## EXERCISE
Every line below that holds "char" must be copied.

[Saved entries]

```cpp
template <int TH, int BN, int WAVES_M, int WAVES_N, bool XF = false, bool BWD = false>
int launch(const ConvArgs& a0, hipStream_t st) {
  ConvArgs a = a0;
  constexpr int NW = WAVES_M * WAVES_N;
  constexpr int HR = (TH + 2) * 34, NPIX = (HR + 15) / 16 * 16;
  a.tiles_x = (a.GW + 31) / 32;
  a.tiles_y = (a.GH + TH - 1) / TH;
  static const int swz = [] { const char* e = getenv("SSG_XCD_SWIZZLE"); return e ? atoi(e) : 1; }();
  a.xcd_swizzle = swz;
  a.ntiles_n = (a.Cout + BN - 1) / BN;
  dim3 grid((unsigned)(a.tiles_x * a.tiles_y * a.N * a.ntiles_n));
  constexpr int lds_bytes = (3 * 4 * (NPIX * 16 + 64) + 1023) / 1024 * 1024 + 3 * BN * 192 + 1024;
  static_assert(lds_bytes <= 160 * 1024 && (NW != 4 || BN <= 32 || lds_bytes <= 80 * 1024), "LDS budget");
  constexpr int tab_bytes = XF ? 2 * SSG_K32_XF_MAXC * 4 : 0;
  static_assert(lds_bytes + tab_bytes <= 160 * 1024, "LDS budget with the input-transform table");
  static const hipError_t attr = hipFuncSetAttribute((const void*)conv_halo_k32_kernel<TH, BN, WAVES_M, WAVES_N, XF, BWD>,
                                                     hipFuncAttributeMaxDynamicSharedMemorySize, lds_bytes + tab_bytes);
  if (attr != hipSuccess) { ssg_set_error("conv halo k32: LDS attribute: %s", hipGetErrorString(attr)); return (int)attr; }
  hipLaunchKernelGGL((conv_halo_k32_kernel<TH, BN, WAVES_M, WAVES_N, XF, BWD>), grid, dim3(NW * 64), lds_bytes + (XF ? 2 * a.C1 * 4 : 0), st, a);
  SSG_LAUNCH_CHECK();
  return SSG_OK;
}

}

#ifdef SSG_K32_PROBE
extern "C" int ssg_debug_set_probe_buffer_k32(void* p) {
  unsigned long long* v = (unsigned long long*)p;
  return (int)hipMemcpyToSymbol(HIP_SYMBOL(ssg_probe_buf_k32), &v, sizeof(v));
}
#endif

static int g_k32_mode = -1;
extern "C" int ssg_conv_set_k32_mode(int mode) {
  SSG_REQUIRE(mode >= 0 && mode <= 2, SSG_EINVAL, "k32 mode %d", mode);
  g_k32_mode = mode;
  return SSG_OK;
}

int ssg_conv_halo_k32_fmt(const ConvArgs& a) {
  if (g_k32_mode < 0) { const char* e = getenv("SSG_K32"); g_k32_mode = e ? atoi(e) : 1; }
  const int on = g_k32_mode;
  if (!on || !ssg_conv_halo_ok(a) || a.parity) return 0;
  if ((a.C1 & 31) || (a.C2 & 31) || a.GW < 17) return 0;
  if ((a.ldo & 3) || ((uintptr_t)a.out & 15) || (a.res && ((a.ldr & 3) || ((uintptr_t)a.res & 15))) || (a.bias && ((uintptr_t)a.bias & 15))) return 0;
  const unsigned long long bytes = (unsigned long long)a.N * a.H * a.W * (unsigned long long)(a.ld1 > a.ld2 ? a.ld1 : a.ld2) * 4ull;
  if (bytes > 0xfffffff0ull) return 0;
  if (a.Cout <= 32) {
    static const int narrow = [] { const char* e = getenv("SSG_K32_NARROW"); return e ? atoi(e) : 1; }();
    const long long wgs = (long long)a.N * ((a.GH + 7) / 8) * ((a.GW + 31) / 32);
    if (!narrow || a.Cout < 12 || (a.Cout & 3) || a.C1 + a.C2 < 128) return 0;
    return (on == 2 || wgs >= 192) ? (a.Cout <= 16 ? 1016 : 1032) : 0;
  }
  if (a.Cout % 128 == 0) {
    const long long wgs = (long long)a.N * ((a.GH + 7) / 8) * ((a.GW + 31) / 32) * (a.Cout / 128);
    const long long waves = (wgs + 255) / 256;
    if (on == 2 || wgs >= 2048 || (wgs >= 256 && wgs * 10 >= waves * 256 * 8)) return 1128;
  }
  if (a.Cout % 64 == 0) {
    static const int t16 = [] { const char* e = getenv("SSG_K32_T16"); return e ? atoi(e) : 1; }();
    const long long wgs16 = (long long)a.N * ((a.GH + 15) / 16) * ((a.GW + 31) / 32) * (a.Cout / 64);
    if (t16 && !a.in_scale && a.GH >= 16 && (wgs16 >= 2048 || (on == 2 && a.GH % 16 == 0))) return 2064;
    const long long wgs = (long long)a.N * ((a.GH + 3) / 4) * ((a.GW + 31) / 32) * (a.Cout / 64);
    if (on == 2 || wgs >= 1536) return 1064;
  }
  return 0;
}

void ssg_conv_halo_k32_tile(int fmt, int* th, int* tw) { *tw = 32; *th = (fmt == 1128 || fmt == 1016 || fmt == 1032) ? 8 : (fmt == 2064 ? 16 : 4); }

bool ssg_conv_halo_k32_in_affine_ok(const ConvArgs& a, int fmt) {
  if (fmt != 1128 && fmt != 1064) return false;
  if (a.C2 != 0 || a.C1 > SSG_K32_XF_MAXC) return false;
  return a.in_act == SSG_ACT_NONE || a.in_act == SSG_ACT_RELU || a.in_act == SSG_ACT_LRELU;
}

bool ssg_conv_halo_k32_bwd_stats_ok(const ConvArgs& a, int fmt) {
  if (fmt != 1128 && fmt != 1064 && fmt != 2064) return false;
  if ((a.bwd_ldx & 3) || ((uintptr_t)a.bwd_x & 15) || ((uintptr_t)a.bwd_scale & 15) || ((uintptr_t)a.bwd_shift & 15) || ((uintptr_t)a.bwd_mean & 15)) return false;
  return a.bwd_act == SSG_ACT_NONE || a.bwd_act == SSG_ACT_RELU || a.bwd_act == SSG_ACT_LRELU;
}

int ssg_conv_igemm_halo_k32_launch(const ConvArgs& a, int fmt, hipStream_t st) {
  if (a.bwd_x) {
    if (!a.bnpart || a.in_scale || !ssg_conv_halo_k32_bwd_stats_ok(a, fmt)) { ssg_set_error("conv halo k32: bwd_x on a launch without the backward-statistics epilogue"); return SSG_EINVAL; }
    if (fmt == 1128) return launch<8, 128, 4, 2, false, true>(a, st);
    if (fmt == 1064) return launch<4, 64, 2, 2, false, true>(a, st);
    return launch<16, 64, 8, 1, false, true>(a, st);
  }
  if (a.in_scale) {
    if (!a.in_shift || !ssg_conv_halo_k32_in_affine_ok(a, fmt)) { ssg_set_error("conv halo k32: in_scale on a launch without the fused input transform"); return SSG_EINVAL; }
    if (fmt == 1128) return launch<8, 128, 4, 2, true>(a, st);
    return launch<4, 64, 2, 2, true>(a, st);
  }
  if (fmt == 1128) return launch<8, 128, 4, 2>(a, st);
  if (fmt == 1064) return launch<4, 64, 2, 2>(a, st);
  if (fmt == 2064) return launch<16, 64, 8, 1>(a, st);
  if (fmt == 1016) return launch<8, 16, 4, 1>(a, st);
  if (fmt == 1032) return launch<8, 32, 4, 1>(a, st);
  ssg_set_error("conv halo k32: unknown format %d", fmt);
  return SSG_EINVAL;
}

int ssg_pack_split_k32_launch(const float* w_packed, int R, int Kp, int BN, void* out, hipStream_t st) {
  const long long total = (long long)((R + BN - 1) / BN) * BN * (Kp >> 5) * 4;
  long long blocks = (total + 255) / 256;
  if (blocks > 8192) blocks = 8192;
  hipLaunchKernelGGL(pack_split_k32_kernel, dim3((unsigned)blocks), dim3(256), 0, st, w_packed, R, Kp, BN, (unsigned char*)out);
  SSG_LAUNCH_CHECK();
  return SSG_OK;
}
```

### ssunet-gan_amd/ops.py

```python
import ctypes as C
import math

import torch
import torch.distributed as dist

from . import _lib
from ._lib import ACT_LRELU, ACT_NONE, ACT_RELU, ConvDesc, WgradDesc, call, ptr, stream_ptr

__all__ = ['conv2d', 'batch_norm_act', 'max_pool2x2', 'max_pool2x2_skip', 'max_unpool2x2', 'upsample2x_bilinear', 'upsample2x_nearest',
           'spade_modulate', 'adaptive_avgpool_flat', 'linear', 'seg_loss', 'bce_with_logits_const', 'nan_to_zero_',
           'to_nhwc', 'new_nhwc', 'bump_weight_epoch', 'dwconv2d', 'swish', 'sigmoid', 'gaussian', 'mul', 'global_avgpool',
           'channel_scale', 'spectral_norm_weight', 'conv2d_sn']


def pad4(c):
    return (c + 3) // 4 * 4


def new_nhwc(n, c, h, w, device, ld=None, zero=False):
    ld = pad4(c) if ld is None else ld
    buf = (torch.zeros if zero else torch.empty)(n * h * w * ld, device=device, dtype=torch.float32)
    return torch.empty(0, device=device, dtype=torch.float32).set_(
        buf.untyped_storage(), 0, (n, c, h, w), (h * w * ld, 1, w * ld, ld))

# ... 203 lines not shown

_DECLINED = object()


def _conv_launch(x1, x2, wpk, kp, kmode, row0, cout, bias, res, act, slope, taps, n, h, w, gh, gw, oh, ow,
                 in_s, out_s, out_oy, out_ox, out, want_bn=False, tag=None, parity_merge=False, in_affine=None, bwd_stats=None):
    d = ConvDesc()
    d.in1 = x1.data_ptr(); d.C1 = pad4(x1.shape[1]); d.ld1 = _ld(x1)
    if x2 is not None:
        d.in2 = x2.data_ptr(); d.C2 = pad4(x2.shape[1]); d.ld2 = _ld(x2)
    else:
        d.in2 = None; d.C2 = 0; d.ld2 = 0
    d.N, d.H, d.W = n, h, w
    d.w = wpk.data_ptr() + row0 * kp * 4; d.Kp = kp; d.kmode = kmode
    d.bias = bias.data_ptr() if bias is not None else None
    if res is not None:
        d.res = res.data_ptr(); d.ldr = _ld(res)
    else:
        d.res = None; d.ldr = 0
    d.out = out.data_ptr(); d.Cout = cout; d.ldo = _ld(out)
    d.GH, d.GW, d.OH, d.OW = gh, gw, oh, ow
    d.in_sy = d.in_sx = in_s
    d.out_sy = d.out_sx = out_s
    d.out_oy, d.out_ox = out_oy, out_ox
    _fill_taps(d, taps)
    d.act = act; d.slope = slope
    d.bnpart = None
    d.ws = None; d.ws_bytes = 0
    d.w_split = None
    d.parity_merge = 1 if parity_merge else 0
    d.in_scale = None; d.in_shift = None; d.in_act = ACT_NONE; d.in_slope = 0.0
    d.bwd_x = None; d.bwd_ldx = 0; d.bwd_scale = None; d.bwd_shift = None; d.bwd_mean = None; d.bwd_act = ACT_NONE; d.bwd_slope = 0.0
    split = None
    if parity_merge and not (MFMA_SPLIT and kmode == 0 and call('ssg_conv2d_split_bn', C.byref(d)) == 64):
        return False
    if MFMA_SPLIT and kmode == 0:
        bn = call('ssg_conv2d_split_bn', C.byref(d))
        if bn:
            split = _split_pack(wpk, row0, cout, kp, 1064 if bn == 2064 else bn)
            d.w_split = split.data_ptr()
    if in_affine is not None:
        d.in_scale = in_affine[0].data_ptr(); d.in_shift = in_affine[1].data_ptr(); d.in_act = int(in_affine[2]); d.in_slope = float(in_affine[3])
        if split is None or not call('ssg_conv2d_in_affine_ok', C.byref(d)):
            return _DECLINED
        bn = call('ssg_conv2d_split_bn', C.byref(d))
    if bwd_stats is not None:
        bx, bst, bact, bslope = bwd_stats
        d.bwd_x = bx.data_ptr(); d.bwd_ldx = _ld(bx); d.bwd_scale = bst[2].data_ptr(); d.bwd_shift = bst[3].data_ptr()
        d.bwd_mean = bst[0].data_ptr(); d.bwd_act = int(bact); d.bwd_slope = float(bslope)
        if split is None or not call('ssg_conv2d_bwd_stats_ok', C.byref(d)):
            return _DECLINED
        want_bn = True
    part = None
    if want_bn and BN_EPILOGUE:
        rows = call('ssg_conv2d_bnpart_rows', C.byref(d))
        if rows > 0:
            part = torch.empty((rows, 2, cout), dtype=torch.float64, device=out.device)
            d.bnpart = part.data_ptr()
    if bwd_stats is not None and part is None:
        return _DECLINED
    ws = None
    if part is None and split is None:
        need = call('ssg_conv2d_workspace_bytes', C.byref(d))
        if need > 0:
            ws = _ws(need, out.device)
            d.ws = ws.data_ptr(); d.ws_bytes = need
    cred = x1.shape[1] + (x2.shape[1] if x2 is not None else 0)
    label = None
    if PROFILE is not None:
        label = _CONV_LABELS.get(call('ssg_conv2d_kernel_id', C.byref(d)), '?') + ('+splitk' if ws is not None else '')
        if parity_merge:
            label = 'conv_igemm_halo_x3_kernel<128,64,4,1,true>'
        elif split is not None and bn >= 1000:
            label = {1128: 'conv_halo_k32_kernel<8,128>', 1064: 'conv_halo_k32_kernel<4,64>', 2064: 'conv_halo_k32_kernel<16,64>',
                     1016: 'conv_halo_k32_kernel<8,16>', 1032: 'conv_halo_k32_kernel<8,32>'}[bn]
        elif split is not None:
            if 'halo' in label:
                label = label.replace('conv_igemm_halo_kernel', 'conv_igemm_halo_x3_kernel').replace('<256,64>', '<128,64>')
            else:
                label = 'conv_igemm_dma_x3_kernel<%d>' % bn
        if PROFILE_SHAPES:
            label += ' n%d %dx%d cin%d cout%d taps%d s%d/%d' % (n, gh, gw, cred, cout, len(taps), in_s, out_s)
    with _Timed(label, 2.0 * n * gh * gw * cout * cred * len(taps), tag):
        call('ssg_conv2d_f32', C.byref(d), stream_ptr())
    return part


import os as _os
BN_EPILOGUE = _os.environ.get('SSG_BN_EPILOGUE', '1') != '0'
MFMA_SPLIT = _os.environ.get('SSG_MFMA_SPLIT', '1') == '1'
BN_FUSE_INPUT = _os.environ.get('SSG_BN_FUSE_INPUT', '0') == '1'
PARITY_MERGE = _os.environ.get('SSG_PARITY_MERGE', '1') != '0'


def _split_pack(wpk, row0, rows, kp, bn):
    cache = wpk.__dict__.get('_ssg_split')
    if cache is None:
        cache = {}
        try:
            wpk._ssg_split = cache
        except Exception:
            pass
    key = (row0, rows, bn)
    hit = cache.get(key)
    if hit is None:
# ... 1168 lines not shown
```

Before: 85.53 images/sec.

## WRITTEN ANSWER
  static const int swz = [] { const char* e = getenv("SSG_XCD_SWIZZLE"); return e ? atoi(e) : 1; }();
  if (g_k32_mode < 0) { const char* e = getenv("SSG_K32"); g_k32_mode = e ? atoi(e) : 1; }
    static const int narrow = [] { const char* e = getenv("SSG_K32_NARROW"); return e ? atoi(e) : 1; }();
    static const int t16 = [] { const char* e = getenv("SSG_K32_T16"); return e ? atoi(e) : 1; }();
  hipLaunchKernelGGL(pack_split_k32_kernel, dim3((unsigned)blocks), dim3(256), 0, st, w_packed, R, Kp, BN, (unsigned char*)out);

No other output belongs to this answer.